第5話 イライラが止まらない!

 ――最悪だ。何であんなシーンを見ちゃったんだろう。


 目の前に置かれた社会の問題用紙を睨みつけながら、私は心の中で毒づいた。


 いつもは一日でいっぺんにやってしまうマーク模試だけど、今回は土日の二日間に渡って実施される。予備校で行われる最後の模試という事で本番と同じ時間帯で実施するから、らしい。

 だけど入室完了から実際の試験開始まで結構時間が空くし、しんどいのよね。

 ましてや控室で新川透と二人きりなもんだから、気まずいったらないわ。

 気分は最悪だし。


 ……え、何を見たのかって?

 昨日、桜木社長が車で私のアパートまで送ってくれた。

 そのときに……予備校から帰るところと思われる、新川透の白いレクサスと遭遇したのよ。信号待ちで、桜木社長の車が左車線、新川透の車が右車線でね、ちょうど並んで。

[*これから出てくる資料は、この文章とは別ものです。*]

## Hand off output-BN backward stats from producer 1x1 bwd-data to next axial layer

Adds a backward handoff so the 1x1 conv backward-data kernel of the layer downstream (conv_up or width axial) computes, in its epilogue, the output-BN gradient statistics and relative-position tables that the next axial layer's backward would otherwise compute in a separate pass. The receiving axial layer skips its axial_out_bwd_stats launch and finalizes from the handed-over partials. This removes one kernel and a re-read of dy and the stacked activations per axial layer in the local/global branch blocks, at the cost of more complex cross-layer plumbing and tighter eligibility conditions. It is disabled for the global stem and the first two layers, and can be turned off with MEDT_BWD_HANDOFF=0.

```diff
diff --git a/include/medt_abi.h b/include/medt_abi.h
--- a/include/medt_abi.h
+++ b/include/medt_abi.h
@@ -88,6 +88,23 @@
                          const float* dy, const medt_axial_saved*, float* dx, const medt_axial_grads*,
                          void* workspace, size_t workspace_bytes, void* stream);
 
+typedef struct medt_bwd_handoff {
+    medt_axial_desc consumer;
+    const void*  stacked;
+    const float* stats;
+    const float* relative;
+    const float* ymask;
+    void*        buf;
+    size_t       buf_bytes;
+    int32_t      rows;
+    int32_t      tables;
+} medt_bwd_handoff;
+size_t medt_bwd_handoff_bytes(const medt_axial_desc* consumer);
+int medt_axial_layer_bwd_handoff(const medt_axial_desc*, const medt_axial_params*, const float* x, const float* y,
+                                 const float* dy, const medt_axial_saved*, float* dx, const medt_axial_grads*,
+                                 const medt_bwd_handoff* take, medt_bwd_handoff* give,
+                                 void* workspace, size_t workspace_bytes, void* stream);
+
 int medt_axial_core_stats(const medt_axial_desc*, const medt_axial_params*, const medt_axial_saved*,
                           void* workspace, size_t workspace_bytes, void* stream);
 int medt_axial_core_fwd(const medt_axial_desc*, const medt_axial_params*, const medt_axial_saved*,
@@ -172,6 +189,11 @@
                         const float* z, const float* y, const float* stats, const float* dy,
                         float* dx, float* dw, float* dbias, float* dbn_weight, float* dbn_bias, float* dres,
                         const float* dx_add, void* workspace, size_t workspace_bytes, void* stream);
+int medt_conv_block_bwd_handoff(const medt_conv_desc*, const float* x, const float* w, const medt_bn_ptrs* bn,
+                                const float* z, const float* y, const float* stats, const float* dy,
+                                float* dx, float* dw, float* dbias, float* dbn_weight, float* dbn_bias, float* dres,
+                                const float* dx_add, medt_bwd_handoff* give,
+                                void* workspace, size_t workspace_bytes, void* stream);
 
 int medt_gate_mlp_fwd(const float* x, const float* w1, const float* b1, const float* w2, const float* b2, float* xn, float* h,
                       float* o, float* gates, int N, int C, int H, int W, int axis, void* stream);
diff --git a/medical-transformer_amd/csrc/conv.hip b/medical-transformer_amd/csrc/conv.hip
--- a/medical-transformer_amd/csrc/conv.hip
+++ b/medical-transformer_amd/csrc/conv.hip
@@ -480,6 +480,10 @@
 static bool conv_bwd_data_ws_enabled() {
     static const bool on = true;
     return on;
+}
+
+bool conv2d_bwd_data_1x1_ws(int N, int H, int W, int Cout) {
+    return (long)N * H * W <= 4096 && Cout >= 64 && conv_bwd_data_ws_enabled() && (size_t)Cout * sizeof(float) <= 48 * 1024;
 }
 
 template <int K>
diff --git a/medical-transformer_amd/csrc/medt_api.hip b/medical-transformer_amd/csrc/medt_api.hip
--- a/medical-transformer_amd/csrc/medt_api.hip
+++ b/medical-transformer_amd/csrc/medt_api.hip
@@ -195,6 +195,55 @@
     return MEDT_OK;
 }
 
+static bool handoff_enabled() {
+    static const bool on = [] { const char* e = getenv("MEDT_BWD_HANDOFF"); return !(e && e[0] == '0'); }();
+    return on;
+}
+static size_t handoff_rows_bytes(const AxialGeom& g) {
+    return align_up((size_t)conv2d_parts_per_group(g.N, g.groups, g.HW) * g.OC * 2 * sizeof(float), 256);
+}
+static size_t handoff_bytes(const AxialGeom& g) { return handoff_rows_bytes(g) + align_up(sim_tables_floats(g) * sizeof(float), 256) + 256; }
+static float* handoff_tables(const AxialGeom& g, void* buf) { return (float*)((char*)buf + handoff_rows_bytes(g)); }
+
+static bool handoff_consumer_ok(const medt_axial_desc& cd, const AxialGeom& g) {
+    if (!handoff_enabled() || cd.stride != 1 || wopos_small_bwd_ok(g, cd) || g.OC / g.C > 2) return false;
+    Carver c(nullptr, 0);
+    const BwdWs w(c, g, cd.stride, cd.out_relu, cd.gate_mode);
+    return w.sweep && ((long)(g.N / g.groups) * g.HW) % MEDT_THREADS == 0 &&
+           inline_fin_ok(cd.training ? 1 : 0, g.groups, conv2d_parts_per_group(g.N, g.groups, g.HW));
+}
+
+static bool handoff_fill(medt_bwd_handoff* h, int N, int Cin, int H, int W, int Cout, StatsEpi* e) {
+    h->rows = 0;
+    h->tables = 0;
+    if (!h->stacked || !h->stats || !h->buf) return false;
+    const medt_axial_desc& cd = h->consumer;
+    AxialGeom g;
+    if (cd.N != N || cd.C != Cin || cd.H != H || cd.W != W || axial_geom(cd, &g) || !handoff_consumer_ok(cd, g)) return false;
+    Carver c(nullptr, 0);
+    const BwdWs w(c, g, cd.stride, cd.out_relu, cd.gate_mode);
+    if ((cd.out_relu && !h->ymask) || h->buf_bytes < handoff_bytes(g)) return false;
+    const int tr = cd.training ? 1 : 0, ppg = conv2d_parts_per_group(g.N, g.groups, g.HW);
+    long blocks = 0;
+    if (conv1x1_bwd_data_ws(N, Cin, Cout, H * W, &blocks)) return false;
+    const int rows = ppg;
+    if (!inline_fin_ok(tr, g.groups, rows)) return false;
+    const bool tables = g.pos && inline_fin_ok(tr, g.groups, w.plan.nparts) && axial_out_bwd_stats_tables_ok(cd, sim_tables_blocks(g), g.L);
+    if (tables && (!h->relative || sim_tables_blocks(g) > blocks || g.L > 128)) return false;
+    const LayerStats st(const_cast<float*>(h->stats), g);
+    e->stk = (const float*)h->stacked;
+    e->mean = st.out.mean;
+    e->rstd = st.out.rstd;
+    e->ymask = cd.out_relu ? h->ymask : nullptr;
+    e->partials = (float*)h->buf;
+    e->OC = g.OC;
+    e->bf16 = g.bf16;
+    e->tj = tables ? TablesJob{h->relative, handoff_tables(g, h->buf), g.hq, g.L, sim_tables_blocks(g)} : TablesJob{nullptr, nullptr, 0, 0, 0};
+    h->rows = rows;
+    h->tables = tables ? 1 : 0;
+    return true;
+}
+
 }
 
 using namespace medt;
@@ -330,9 +379,16 @@
     return axial_out_fwd(*d, stacked, st.out, y, s, out_inl ? &out_src : nullptr);
 }
 
-int medt_axial_layer_bwd(const medt_axial_desc* d, const medt_axial_params* p, const float* x, const float* y,
-                         const float* dy, const medt_axial_saved* sv, float* dx, const medt_axial_grads* gr, void* ws,
-                         size_t ws_bytes, void* stream) {
+size_t medt_bwd_handoff_bytes(const medt_axial_desc* consumer) {
+    AxialGeom g;
+    if (!consumer || axial_geom(*consumer, &g)) return 0;
+    return handoff_consumer_ok(*consumer, g) ? handoff_bytes(g) : 0;
+}
+
+static int axial_layer_bwd_impl(const medt_axial_desc* d, const medt_axial_params* p, const float* x, const float* y,
+                                const float* dy, const medt_axial_saved* sv, float* dx, const medt_axial_grads* gr, void* ws,
+                                size_t ws_bytes, void* stream, const medt_bwd_handoff* take, medt_bwd_handoff* give) {
+    if (give) { give->rows = 0; give->tables = 0; }
     AxialGeom g;
     int rc = check_common(d, p, sv, &g);
     if (rc) return rc;
@@ -352,6 +408,16 @@
     GatePtrs gates;
     if ((rc = effective_gates(d, p, w.gate_eff, s, &gates))) return rc;
     const int tr = d->training ? 1 : 0, ppg = conv2d_parts_per_group(g.N, g.groups, g.HW), TL = 2 * g.L - 1;
+    const bool taken = take && take->rows > 0;
+    if (taken) {
+        if (!handoff_consumer_ok(*d, g) || !take->buf || take->buf_bytes < handoff_bytes(g) || take->rows != ppg) {
+            set_error("axial bwd: this layer cannot take handed-over statistics (%d rows)", take->rows);
+            return MEDT_EINVAL;
+        }
+        w.part_ob = (float*)take->buf;
+        if (take->tables) w.tables = handoff_tables(g, take->buf);
+    }
+    const int ob_rows = taken ? take->rows : ppg;
     if (wopos_small_bwd_ok(g, *d)) {
         if ((rc = wopos_small_bwd(g, *d, *p, y, dy, qkv_raw, stacked, sv->lse, st.qkv, st.sim, st.out, w.dqkv,
                                   w.part_ob, w.part_sb, w.part_qb, w.coef_qkv, s))) return rc;
@@ -373,16 +439,17 @@
         }
     }
     const float out_dscale = 1.f / (float)(d->stride * d->stride);
-    const bool sim_inl = w.sweep && g.pos && inline_fin_ok(tr, g.groups, w.plan.nparts) &&
-                         axial_out_bwd_stats_tables_ok(*d, sim_tables_blocks(g), g.L);
+    const bool sim_inl = taken ? take->tables != 0
+                               : w.sweep && g.pos && inline_fin_ok(tr, g.groups, w.plan.nparts) &&
+                                     axial_out_bwd_stats_tables_ok(*d, sim_tables_blocks(g), g.L);
     const TablesJob btj{p->relative, w.tables, g.hq, g.L, sim_tables_blocks(g)};
-    if ((rc = axial_out_bwd_stats(*d, stacked, dy, st.out, w.part_ob, s, sim_inl ? &btj : nullptr, ymask))) return rc;
+    if (!taken && (rc = axial_out_bwd_stats(*d, stacked, dy, st.out, w.part_ob, s, sim_inl ? &btj : nullptr, ymask))) return rc;
     BfinSrc ob = no_bfin_src();
-    if (w.sweep && inline_fin_ok(tr, g.groups, ppg)) {
-        ob.j = BfinJob{w.part_ob, ppg, g.groups, g.OC, tr, g.row_count, out_dscale, st.out, p->bn_output.weight, w.coef_out,
+    if (w.sweep && inline_fin_ok(tr, g.groups, ob_rows)) {
+        ob.j = BfinJob{w.part_ob, ob_rows, g.groups, g.OC, tr, g.row_count, out_dscale, st.out, p->bn_output.weight, w.coef_out,
                        gr->bn_out_weight, gr->bn_out_bias};
         ob.on = 1;
-    } else if ((rc = bn_bwd_finalize(w.part_ob, ppg, g.groups, g.OC, g.row_count, out_dscale, st.out, p->bn_output.weight, tr,
+    } else if ((rc = bn_bwd_finalize(w.part_ob, ob_rows, g.groups, g.OC, g.row_count, out_dscale, st.out, p->bn_output.weight, tr,
                                      w.coef_out, gr->bn_out_weight, gr->bn_out_bias, s))) return rc;
     BfinSrc qb = no_bfin_src();
     if (w.sweep && (!g.bf16 || w.raw32) && inline_fin_ok(tr, g.groups, w.qb_rpg)) {
@@ -412,7 +479,9 @@
             bq_coef = nullptr;
         }
     }
-    if ((rc = conv1x1_bwd_data(w.dqkv, bq_raw, bq_coef, p->w_qkv, dx, g.N, g.C, 2 * g.C, g.HW, g.groups, s)))
+    StatsEpi epi;
+    const bool gave = give && handoff_fill(give, g.N, g.C, g.H, g.W, 2 * g.C, &epi);
+    if ((rc = conv1x1_bwd_data(w.dqkv, bq_raw, bq_coef, p->w_qkv, dx, g.N, g.C, 2 * g.C, g.HW, g.groups, s, gave ? &epi : nullptr)))
         return rc;
     Queue* q = queue_for(s);
     if ((rc = conv2d_bwd_weight(w.dqkv, bq_raw, bq_coef, x, gr->w_qkv, w.dw_scratch, g.N, g.C, g.H, g.W, 2 * g.C, 1,
@@ -437,6 +506,18 @@
     return MEDT_OK;
 }
 
+int medt_axial_layer_bwd(const medt_axial_desc* d, const medt_axial_params* p, const float* x, const float* y,
+                         const float* dy, const medt_axial_saved* sv, float* dx, const medt_axial_grads* gr, void* ws,
+                         size_t ws_bytes, void* stream) {
+    return axial_layer_bwd_impl(d, p, x, y, dy, sv, dx, gr, ws, ws_bytes, stream, nullptr, nullptr);
+}
+
+int medt_axial_layer_bwd_handoff(const medt_axial_desc* d, const medt_axial_params* p, const float* x, const float* y,
+                                 const float* dy, const medt_axial_saved* sv, float* dx, const medt_axial_grads* gr,
+                                 const medt_bwd_handoff* take, medt_bwd_handoff* give, void* ws, size_t ws_bytes, void* stream) {
+    return axial_layer_bwd_impl(d, p, x, y, dy, sv, dx, gr, ws, ws_bytes, stream, take, give);
+}
+
 
 }
 
@@ -567,10 +648,11 @@
     return bn_finalize(cw.partials, g.ppg, d->bn_groups, d->Cout, count, *bn, d->momentum, d->eps, 2, st, s);
 }
 
-int medt_conv_block_bwd(const medt_conv_desc* d, const float* x, const float* w, const medt_bn_ptrs* bn, const float* z,
-                        const float* y, const float* stats, const float* dy, float* dx, float* dw, float* dbias,
-                        float* dbn_weight, float* dbn_bias, float* dres, const float* dx_add, void* ws, size_t ws_bytes,
-                        void* stream) {
+static int conv_block_bwd_impl(const medt_conv_desc* d, const float* x, const float* w, const medt_bn_ptrs* bn, const float* z,
+                               const float* y, const float* stats, const float* dy, float* dx, float* dw, float* dbias,
+                               float* dbn_weight, float* dbn_bias, float* dres, const float* dx_add, void* ws, size_t ws_bytes,
+                               void* stream, medt_bwd_handoff* give) {
+    if (give) { give->rows = 0; give->tables = 0; }
     ConvGeom g;
     int rc = conv_geom(d, &g);
     if (rc) return rc;
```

 桜木社長は新川透の車は知らないから気づかなかったみたいだけど、私はすぐにわかった。そして、思わず身体を縮こませた。夜の車内なんて、運転席の新川透から見える訳がないのにね。


 だって……助手席には、小林梨花がいたから。


 何で車に乗せてるんだろう? 確か前に言ってたよ? 生徒を乗せる事はないって。

 車で送迎している時に事故にあったりしたら責任持てないから、職員は『非常事態』じゃない限りはそういうことはしないんだって。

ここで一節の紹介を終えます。